Мозг его лихорадочно работал, просчитывая различные возможности, варианты, опасности и подстраховки. Он мог сделать только одно. Возможно, ее это не убедит. Но наверняка заставит заткнуться.

— Джемма, — проговорил он, — ты не согласишься выйти за меня замуж?

Глава 53

Георгина, 1987

Она просто не представляла себе, как ему об этом сказать. Всякий раз, когда она раздумывала на эту тему, перед ней возникало его тонкое, страдальческое лицо, она отчетливо представляла себе, как лицо это заливается краской смущения, и отказывалась от своего намерения. На протяжении первых нескольких дней после рождения ребенка она была одержима этими мыслями почти так же, как самим ребенком.
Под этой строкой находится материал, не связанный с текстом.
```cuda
int conv3d_bf16(const float* x, const float* weight, const float* bias, const float* residual, int B, int Cin, int Cout, int D,
                int H, int W, int sd, int transposed, int relu, bool hilo, void* ws, size_t ws_bytes, float* y, cudaStream_t st) {
    EFFI_REQUIRE((Cin == 8 || Cin == 16 || Cin == 32) && Cout >= 1 && Cout <= 32, EFFIMVS_EUNSUPPORTED,
                 "conv3d_bf16: Cin in {8,16,32}, Cout <= 32");
    int Do = D, Ho = H, Wo = W;
    if (transposed) { Do = D * sd; Ho = H * 2; Wo = W * 2; }
    else if (sd == 2) { EFFI_REQUIRE(D % 2 == 0 && H % 2 == 0 && W % 2 == 0, EFFIMVS_EUNSUPPORTED, "conv3d_bf16: stride 2 needs even dims"); Do = D / 2; Ho = H / 2; Wo = W / 2; }
    const int Cop = (Cout + 7) / 8 * 8;
    ActLayout LI = make_layout(!transposed && sd == 2 ? L_SPLIT : L_REG, Cin, D, H, W, hilo);
    ActLayout LO = make_layout(L_REG, Cop, Do, Ho, Wo, hilo);
    Carver cv{(char*)ws, 0, ws_bytes};
    void* xin = cv.take(layout_bytes(LI, B)); void* yout = cv.take(layout_bytes(LO, B)); void* rin = cv.take(layout_bytes(LO, B));
    const size_t act_bytes = cv.off;
    void* wp = cv.take(W_SLOT);
    EFFI_REQUIRE(cv.off <= ws_bytes, EFFIMVS_EWORKSPACE, "conv3d_bf16: workspace %zu < %zu", ws_bytes, cv.off);
    if (cudaMemsetAsync(ws, 0, act_bytes, st) != cudaSuccess) { set_error("conv3d_bf16: memset failed"); return EFFIMVS_ECUDA; }
    static thread_local ConvProgram P;
    static thread_local PackTable T;
    bool ok = transposed ? build_deconv(P, T, Cin, Cout, LI, sd, relu) : (sd == 2 ? build_conv_s2(P, T, Cin, Cout, LI, relu) : build_conv_s1(P, T, Cin, Cout, LI, relu));
    EFFI_REQUIRE(ok && program_weight_bytes(T) <= W_SLOT, EFFIMVS_EUNSUPPORTED, "conv3d_bf16: program does not fit");
    int rc;
    if ((rc = run_pack(T, weight, wp, st))) return rc;
    size_t n_in = (size_t)D * H * W * (Cin / 8), n_out = (size_t)Do * Ho * Wo * (Cop / 8);
    to_c8_kernel<<<dim3((unsigned)((n_in + 255) / 256), B), 256, 0, st>>>(x, Cin, LI, (uint4*)xin);
    if (residual) to_c8_kernel<<<dim3((unsigned)((n_out + 255) / 256), B), 256, 0, st>>>(residual, Cout, LO, (uint4*)rin);
    if ((rc = check_launch("to_c8_kernel"))) return rc;
    if ((rc = run_tile_kernel(P, B, xin, LI, wp, bias, LO, yout, residual ? &LO : nullptr, residual ? rin : nullptr, nullptr, st))) return rc;
    from_c8_kernel<<<dim3((unsigned)((n_out + 255) / 256), B), 256, 0, st>>>((const uint4*)yout, Cout, LO, y);
    return check_launch("from_c8_kernel");
}

}

extern "C" size_t effimvs_conv3d_bf16_workspace_bytes(int B, int Cin, int Cout, int D, int H, int W, int sd, int transposed, int precision) {
    return effimvs::conv3d_bf16_workspace_bytes(B, Cin, Cout, D, H, W, sd, transposed, precision == EFFIMVS_PREC_BF16X3);
// ... 11 lines not shown
```

Baseline: 165.7.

Все эти дни она лежала на высокой кровати и держала ребенка на руках, или кормила его, или просто благоговейно глядела на то, как он спит — все еще в той же самой позе, в какой он рос в ее чреве; она рассматривала своего сына, великолепного сына, с его маленькими ручками, сжатыми в кулачки, с маленькими скрюченными ножками, с копенкой темных волос, с еще не сфокусированными, но такими сосредоточенными голубыми глазками; рассматривала и изучала и само это крошечное существо, и все то, что составляло пока его жизнь, — как он спит, плачет, ест. И чувствовала такую любовь, такую нежность, такое яростное желание и готовность защитить его, каких она даже не могла бы и вообразить себе еще совсем недавно. А в перерывах между приступами всех этих чувств Георгина думала о Мартине, который был столь важен для нее как часть начавшейся жизни ее ребенка, и понимала: он должен узнать, что ей все известно, должен увидеть ее ребенка, должен иметь возможность подержать его на руках, любить его, войти в его жизнь и стать ее частью, как он стал сейчас, задним числом и каким-то очень странным образом, частью ее жизни. Но она просто представить себе не могла, как сказать ему обо всем этом.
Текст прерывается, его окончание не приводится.